Author/Authors :
Pourhoseingholi، Asma نويسنده Gastroenterology and Liver Disease Research Center, Shahid Beheshti University of Medical Sciences, Tehran, Iran. , , Akbarzadeh Baghban، Alireza نويسنده , , Zayeri، Farid نويسنده Proteomics Research Center, Faculty of Paramedical Sciences, Shahid Beheshti University of Medical Sciences, Tehran , , Alavian، Seyed-Moayed نويسنده , , Vahedi، Mohsen نويسنده Gastroentrology and Liver Diseases Research Center, Shahid Beheshti University of Medical Sciences, Tehran, Iran Vahedi, Mohsen
Abstract :
Aim: The aim of this study was to compare alternatives methods for analysis of zero inflated count data and compare
them with simple count models that are used by researchers frequently for such zero inflated data.

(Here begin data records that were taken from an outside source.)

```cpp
__device__ __forceinline__ constexpr int sb_off(int I, int J) { return (I * (I + 1) / 2 + J) * BSZ; }
// ... 1249 lines not shown
  const int64_t mid = (b0 + b1) / 2;
  GPX_TRY(trsm_left_oop_rec(ctx, P, b0, mid, B, ldb, W, ldw, m));
  const int64_t r0 = blk_off(P, mid), r1 = blk_off(P, b1), c0 = blk_off(P, b0);
  const int depth = P.strassen ? std::min(P.strassen, strassen_gate(r1 - r0, m, r0 - c0)) : 0;
  if (depth > 0)
    GPX_TRY(launch_gemm_strassen(ctx, P.L + r0 * P.ld + c0, P.ld, W + c0 * ldw, ldw, B + r0 * ldb, ldb, r1 - r0, m, r0 - c0,
                                 depth, P.sscr, P.sscr_bytes));
  else
    GPX_TRY(launch_gemm(ctx, P.L + r0 * P.ld + c0, P.ld, W + c0 * ldw, ldw, B + r0 * ldb, ldb, r1 - r0, m, r0 - c0, false,
                        true, false));
  return trsm_left_oop_rec(ctx, P, mid, b1, B, ldb, W, ldw, m);
}

int chol_trsm_left_oop(gpx_ctx* ctx, gpx_mat* Lm, double* B, int64_t ldb, double* W, int64_t ldw, int64_t m) {
  GPX_ARG(Lm && Lm->factored && Lm->aux && B && W && B != W, "trsm: matrix has not been factored / bad buffers");
  if (m == 0) return 0;
  GPX_TRY(chol_binv_ensure(ctx, Lm));
  PotrsPlan P;
  P.L = Lm->p;
  P.ld = Lm->ld;
  P.n = Lm->prows;
  P.sib = Lm->binv_ib;
  P.ib = P.sib < 1024 ? P.sib : 1024;
  P.nblk = (P.n + P.ib - 1) / P.ib;
  P.binv = Lm->binv;
  P.binvT = nullptr;
  P.part = nullptr;
  void* ps = nullptr;
  int64_t sbytes = 0;
  int depth = 0;
  const int64_t max_depth = env_i64("GPX_STRASSEN", GPX_STRASSEN_MAX_DEPTH);
  if (P.nblk >= 2 && max_depth > 0) {
    const int64_t r0 = blk_off(P, P.nblk / 2);
    for (depth = (int)std::min<int64_t>(max_depth, strassen_gate(P.n - r0, m, r0)); depth > 0; --depth) {
      sbytes = gemm_strassen_scratch_bytes(P.n - r0, m, r0, depth);
      if (sbytes > 0 && gpx_dev_alloc(ctx, sbytes, &ps) == 0) break;
      (void)hipGetLastError();
      ps = nullptr;
    }
  }
  P.strassen = ps ? depth : 0;
  P.sscr = (double*)ps;
  P.sscr_bytes = sbytes;
  const int r = trsm_left_oop_rec(ctx, P, 0, P.nblk, B, ldb, W, ldw, m);
  if (ps) {
    (void)hipStreamSynchronize(ctx->stream);
    gpx_dev_release(ctx, ps, sbytes);
  }
  return r;
}

int chol_trsm_left_group(gpx_ctx* ctx, const double* Lg, int64_t ld, const double* invd, int64_t w, int64_t below, int64_t ib,
                         double* B, int64_t ldb, int64_t m, double* inv, double* tmp, double* W, int64_t ldw) {
  GPX_ARG(Lg && invd && B && inv && tmp && W && W != B && w > 0 && w % NB == 0 && ib >= NB && ib % NB == 0, "trsm group: bad arguments");
  if (m == 0) return 0;
  GPX_TRY(binv_build_range(ctx, Lg, ld, invd, inv, ib, w, tmp));
  PotrsPlan P;
  P.L = Lg;
  P.ld = ld;
  P.n = w;
  P.ib = P.sib = ib;
  P.nblk = (w + ib - 1) / ib;
  P.binv = inv;
  P.binvT = nullptr;
  P.part = nullptr;
  GPX_TRY(trsm_left_oop_rec(ctx, P, 0, P.nblk, B, ldb, W, ldw, m));
  if (below > 0) GPX_TRY(launch_gemm(ctx, Lg + w * ld, ld, W, ldw, B + w * ldb, ldb, below, m, w, false, true, false));
  return gpx_copy2d(ctx, W, ldw, B, ldb, w, m);
}
// ... 66 lines not shown
```

### gpexp_amd/csrc/gemm_f64.hip

```cpp
#include "gpx_internal.h"
#include <stdlib.h>

namespace {

typedef double d4 __attribute__((ext_vector_type(4)));

constexpr int KB = 16;
constexpr int SA = KB + 1;

template <bool BT, int TE>
struct Smem {
  double a[2][TE * SA];
  double b[2][BT ? TE * SA : KB * (TE + 16)];
};

template <bool LOWER>
__device__ __forceinline__ bool tile_of(int sblk, int within, int tiles_m, int tiles_n, int sb_cols, int sb_shift,
                                        int* by, int* bx, int rot = 0) {
  const int sbm = (1 << sb_shift) - 1;
  int sr, sc;
  if (LOWER) {
    const int nsr = (tiles_m + sbm) >> sb_shift;
    const int noff = nsr * (nsr - 1) / 2;
    if (sblk < noff) {
// ... 397 lines not shown
  gemm_tile<false, true, TE, NoSeg, Multi>(sm, A, lda, B, ldb, dst.c[0], ldc, nk, by, bx, NoSeg(), dst);
}
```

Background: Analysis of viral load and risk factors could predict likelihood of achieving sustain virological response
(SVR). This information is useful to protect a person from acquiring Hepatitis C virus (HCV) infection. The distribution
of viral load contains a large proportion of excess zeros (HCV-RNA under 100), that can lead to over-dispersion.
Patients and methods: This data belonged to a longitudinal study conducted between 2005 and 2010. The response
variable was the viral load of each HCV patient 6 months after the end of treatment. Poisson regression (PR), negative
binomial regression (NB), zero inflated Poisson regression (ZIP) and zero inflated negative binomial regression (ZINB)
models were carried out to the data respectively. Log likelihood, Akaike Information Criterion (AIC) and Bayesian
Information Criterion (BIC) were used to compare performance of the models.
Results: According to all criterions, ZINB was the best model for analyzing this data. Age, having risk factors genotype
3 and protocol of treatment were being significant.
Conclusion: Zero inflated negative binomial regression models fit the viral load data better than the Poisson, negative
binomial and zero inflated Poisson models.